▶ **Your task**: Please return all lines from the records below that include the string "wave".

(Extracted data entries)
▼
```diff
+        const unsigned char* const stage = smem + (t % ST) * BSTAGE;
 #pragma unroll
         for (int kk = 0; kk < BK; kk += 16) {
-            const int ko = kk + 8 * (lane >> 5);
-            if constexpr (MR == 1) {
-                const int ar = wave * 32 + (lane & 31);
-                const h8v ah = *reinterpret_cast<const h8v*>(&Ah[ar][ko]);
-                const h8v al = *reinterpret_cast<const h8v*>(&Al[ar][ko]);
-#pragma unroll
-                for (int u = 0; u < NT; u++) {
-                    const h8v bh = *reinterpret_cast<const h8v*>(&Bh[u * 32 + (lane & 31)][ko]);
-                    const h8v bl = *reinterpret_cast<const h8v*>(&Bl[u * 32 + (lane & 31)][ko]);
-                    acc[0][u] = __builtin_amdgcn_mfma_f32_32x32x16_f16(al, bh, acc[0][u], 0, 0, 0);
-                    acc[0][u] = __builtin_amdgcn_mfma_f32_32x32x16_f16(ah, bl, acc[0][u], 0, 0, 0);
-                    acc[0][u] = __builtin_amdgcn_mfma_f32_32x32x16_f16(ah, bh, acc[0][u], 0, 0, 0);
-                }
-            } else {
-                h8v bh[NT], bl[NT];
-#pragma unroll
-                for (int u = 0; u < NT; u++) {
-                    bh[u] = *reinterpret_cast<const h8v*>(&Bh[u * 32 + (lane & 31)][ko]);
-                    bl[u] = *reinterpret_cast<const h8v*>(&Bl[u * 32 + (lane & 31)][ko]);
-                }
-#pragma unroll
-                for (int t = 0; t < MR; t++) {
-                    const int ar = (wave * MR + t) * 32 + (lane & 31);
-                    const h8v ah = *reinterpret_cast<const h8v*>(&Ah[ar][ko]);
-                    const h8v al = *reinterpret_cast<const h8v*>(&Al[ar][ko]);
-#pragma unroll
-                    for (int u = 0; u < NT; u++) {
-                        acc[t][u] = __builtin_amdgcn_mfma_f32_32x32x16_f16(al, bh[u], acc[t][u], 0, 0, 0);
-                        acc[t][u] = __builtin_amdgcn_mfma_f32_32x32x16_f16(ah, bl[u], acc[t][u], 0, 0, 0);
-                        acc[t][u] = __builtin_amdgcn_mfma_f32_32x32x16_f16(ah, bh[u], acc[t][u], 0, 0, 0);
-                    }
-                    __builtin_amdgcn_sched_barrier(0);
-                }
+            const int o = swz(lane & 31, kk / 8 + (lane >> 5));
+            const h8v ah = *reinterpret_cast<const h8v*>(aslice + o);
+            const h8v al = *reinterpret_cast<const h8v*>(aslice + APLANE + o);
+#pragma unroll
+            for (int u = 0; u < NT; u++) {
+                const h8v bh = *reinterpret_cast<const h8v*>(stage + u * 32 * 64 + o);
+                const h8v bl = *reinterpret_cast<const h8v*>(stage + BPLANE + u * 32 * 64 + o);
+                acc[u] = __builtin_amdgcn_mfma_f32_32x32x16_f16(al, bh, acc[u], 0, 0, 0);
+                acc[u] = __builtin_amdgcn_mfma_f32_32x32x16_f16(ah, bl, acc[u], 0, 0, 0);
+                acc[u] = __builtin_amdgcn_mfma_f32_32x32x16_f16(ah, bh, acc[u], 0, 0, 0);
             }
         }
     };
     auto lds_barrier = [] { asm volatile("s_waitcnt lgkmcnt(0)\n\ts_barrier" ::: "memory"); };
+    constexpr int VM_W = NAL + (ST - 2) * (NBL + NAL), VM_A = NBL;
+    static_assert(VM_W < 64, "vmcnt is 6 bits");
     float wsc[NT];
 #pragma unroll
     for (int u = 0; u < NT; u++) wsc[u] = g.wscale[n0 + u * 32 + (lane & 31)];
-    Regs st[PF];
-#pragma unroll
-    for (int j = 0; j < PF; j++)
-        if (kbeg + j * BK < kend) fetch(st[j], kbeg + j * BK);
-    int k0 = kbeg;
-    for (; k0 + 2 * PF * BK <= kend; k0 += PF * BK) {
-#pragma unroll
-        for (int j = 0; j < PF; j++) {
-            stash(st[j]);
-            lds_barrier();
-            fetch(st[j], k0 + (j + PF) * BK);
-            multiply();
-            lds_barrier();
-        }
-    }
-    for (; k0 < kend; k0 += PF * BK) {
-#pragma unroll
-        for (int j = 0; j < PF; j++) {
-            if (k0 + j * BK < kend) {
-                stash(st[j]);
-                lds_barrier();
-                if (k0 + (j + PF) * BK < kend) fetch(st[j], k0 + (j + PF) * BK);
-                multiply();
-                lds_barrier();
+    f32x4 ra[4];
+    for (int t = 0; t < ST - 1; t++) issue_w(t);
+    fetch_a(ra, 0);
+    vm_wait_regs<0>(ra);
+    stash_a(ra);
+    fetch_a(ra, 1);
+    vm_wait_regs<0>(ra);
+    for (int t = 0; t < nt; t++) {
+        vm_wait<VM_W>();
+        lds_barrier();
+        issue_w(t + ST - 1);
+        __builtin_amdgcn_sched_barrier(0);
+        multiply(t);
+        __builtin_amdgcn_sched_barrier(0);
+        vm_wait_regs<VM_A>(ra);
+        stash_a(ra);
+        fetch_a(ra, t + 2);
+        __builtin_amdgcn_sched_barrier(0);
+    }
+    vm_wait_regs<0>(ra);
+    __syncthreads();
+#pragma unroll
+    for (int u = 0; u < NT; u++)
+#pragma unroll
+        for (int r = 0; r < 16; r++) acc[u][r] *= wsc[u];
+    if constexpr (EPL != 0) {
+        float (*Ct)[CLD] = reinterpret_cast<float (*)[CLD]>(smem);
+        constexpr int C4 = BN / 4;
+#pragma unroll
+        for (int h = 0; h < 2; h++) {
+            if ((wave >> 1) == h) {
+#pragma unroll
+                for (int u = 0; u < NT; u++)
+#pragma unroll
+                    for (int r = 0; r < 16; r++) Ct[(wave & 1) * 32 + (r & 3) + 8 * (r >> 2) + 4 * (lane >> 5)][u * 32 + (lane & 31)] = acc[u][r];
             }
-        }
-    }
-#pragma unroll
-    for (int u = 0; u < NT; u++)
-#pragma unroll
-        for (int t = 0; t < MR; t++)
-#pragma unroll
-            for (int r = 0; r < 16; r++) acc[t][u][r] *= wsc[u];
-    __syncthreads();
-    auto epilogue_rows = [&](const f32x16 (&a)[NT], int row0) {
+            __syncthreads();
+            for (int e = tid; e < CROWS * C4; e += 256) {
+                const int rl = e / C4, col = n0 + (e % C4) * 4, row = m0 + h * CROWS + rl;
+                if (row >= g.M) continue;
+                const float4 t4 = *reinterpret_cast<const float4*>(&Ct[rl][(e % C4) * 4]);
+                if (ksplit > 1) *reinterpret_cast<float4*>(g.ws + ((size_t)blockIdx.z * g.M + row) * g.N + col) = t4;
+                else gemm_epilogue_store4(g, t4, row, col);
+            }
+            if (h == 0) __syncthreads();
+        }
+    } else {
+        const int row0 = m0 + wave * 32;
 #pragma unroll
         for (int r = 0; r < 16; r++) {
             const int row = row0 + (r & 3) + 8 * (r >> 2) + 4 * (lane >> 5);
@@ -457,34 +460,12 @@
 #pragma unroll
                 for (int u = 0; u < NT; u++) {
                     const int col = n0 + u * 32 + (lane & 31);
-                    if (col < g.N) {
-                        if (ksplit > 1) g.ws[((size_t)blockIdx.z * g.M + row) * g.N + col] = a[u][r];
-                        else gemm_store(g, row, col, gemm_epilogue(g, a[u][r], row, col));
-                    }
+                    if (ksplit > 1) g.ws[((size_t)blockIdx.z * g.M + row) * g.N + col] = acc[u][r];
+                    else gemm_store(g, row, col, gemm_epilogue(g, acc[u][r], row, col));
                 }
             }
         }
-    };
-    if constexpr (EPL != 0 && MR == 1) {
-        auto& Ct = sh.Ct;
-#pragma unroll
-        for (int u = 0; u < NT; u++)
-#pragma unroll
-            for (int r = 0; r < 16; r++) Ct[wave * 32 + (r & 3) + 8 * (r >> 2) + 4 * (lane >> 5)][u * 32 + (lane & 31)] = acc[0][u][r];
-        __syncthreads();
-        constexpr int C4 = BN / 4;
-        for (int e = tid; e < BM * C4; e += 256) {
-            const int rl = e / C4, col = n0 + (e % C4) * 4, row = m0 + rl;
-            if (row >= g.M) continue;
-            const float4 t4 = *reinterpret_cast<const float4*>(&Ct[rl][(e % C4) * 4]);
-            if (ksplit > 1) *reinterpret_cast<float4*>(g.ws + ((size_t)blockIdx.z * g.M + row) * g.N + col) = t4;
-            else gemm_epilogue_store4(g, t4, row, col);
-        }
-    } else {
-        epilogue_rows(acc[0], m0 + wave * MR * 32);
-        if constexpr (MR > 1) epilogue_rows(acc[1], m0 + (wave * MR + 1) * 32);
-    }
-    static_assert(MR <= 2, "one epilogue call per row tile");
+    }
 }
 __global__ void __launch_bounds__(256) k_splitk_reduce4(GemmArgs g, int ksplit) {
     const size_t i = ((size_t)blockIdx.x * 256 + threadIdx.x) * 4, mn = (size_t)g.M * g.N;
@@ -631,8 +612,8 @@
     const unsigned ks = (unsigned)p.ks;
 #define Q3_H(MRV, EPLV, GRID) do { if (g.a_split) hipLaunchKernelGGL((k_conv_gemm_h<MRV, EPLV, true>), GRID, b256, 0, st, g, wh, wl); \
                                    else hipLaunchKernelGGL((k_conv_gemm_h<MRV, EPLV, false>), GRID, b256, 0, st, g, wh, wl); } while (0)
-#define Q3_H3(EPLV, PFV) do { if (g.a_split) hipLaunchKernelGGL((k_conv_gemm_h3<1, 3, 32, EPLV, PFV, true>), grid3, b256, 0, st, g, wh, wl); \
-                              else hipLaunchKernelGGL((k_conv_gemm_h3<1, 3, 32, EPLV, PFV, false>), grid3, b256, 0, st, g, wh, wl); } while (0)
+#define Q3_H3(EPLV) do { if (g.a_split) hipLaunchKernelGGL((k_conv_gemm_h3<EPLV, H3_STAGES, true>), grid3, b256, 0, st, g, wh, wl); \
+                         else hipLaunchKernelGGL((k_conv_gemm_h3<EPLV, H3_STAGES, false>), grid3, b256, 0, st, g, wh, wl); } while (0)
     const dim3 grid_sk((g.N + 7) / 8), grid_t((g.N + 63) / 64, (g.M + 127) / 128, ks), grid_s((g.N + 63) / 64, (g.M + 63) / 64, ks);
     const dim3 grid3(g.N / 96, (g.M + 127) / 128, ks);
     switch (p.form) {
@@ -645,8 +626,8 @@
     case Q3TTS_GEMM_H1_EPL: Q3_H(1, 1, grid_s); break;
     case Q3TTS_GEMM_H2: Q3_H(2, 0, grid_t); break;
     case Q3TTS_GEMM_H2_EPL: Q3_H(2, 1, grid_t); break;
-    case Q3TTS_GEMM_H3: Q3_H3(0, 1); break;
-    case Q3TTS_GEMM_H3_EPL: Q3_H3(1, 1); break;
+    case Q3TTS_GEMM_H3: Q3_H3(0); break;
+    case Q3TTS_GEMM_H3_EPL: Q3_H3(1); break;
     default: throw Error("unknown GEMM form");
     }
 #undef Q3_H
```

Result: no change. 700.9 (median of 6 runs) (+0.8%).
▲
▶ **Problem solution**:
-                const int ar = wave * 32 + (lane & 31);
-                    const int ar = (wave * MR + t) * 32 + (lane & 31);
+            if ((wave >> 1) == h) {
+                    for (int r = 0; r < 16; r++) Ct[(wave & 1) * 32 + (r & 3) + 8 * (r >> 2) + 4 * (lane >> 5)][u * 32 + (lane & 31)] = acc[u][r];
+        const int row0 = m0 + wave * 32;
-            for (int r = 0; r < 16; r++) Ct[wave * 32 + (r & 3) + 8 * (r >> 2) + 4 * (lane >> 5)][u * 32 + (lane & 31)] = acc[0][u][r];
-        epilogue_rows(acc[0], m0 + wave * MR * 32);
-        if constexpr (MR > 1) epilogue_rows(acc[1], m0 + (wave * MR + 1) * 32);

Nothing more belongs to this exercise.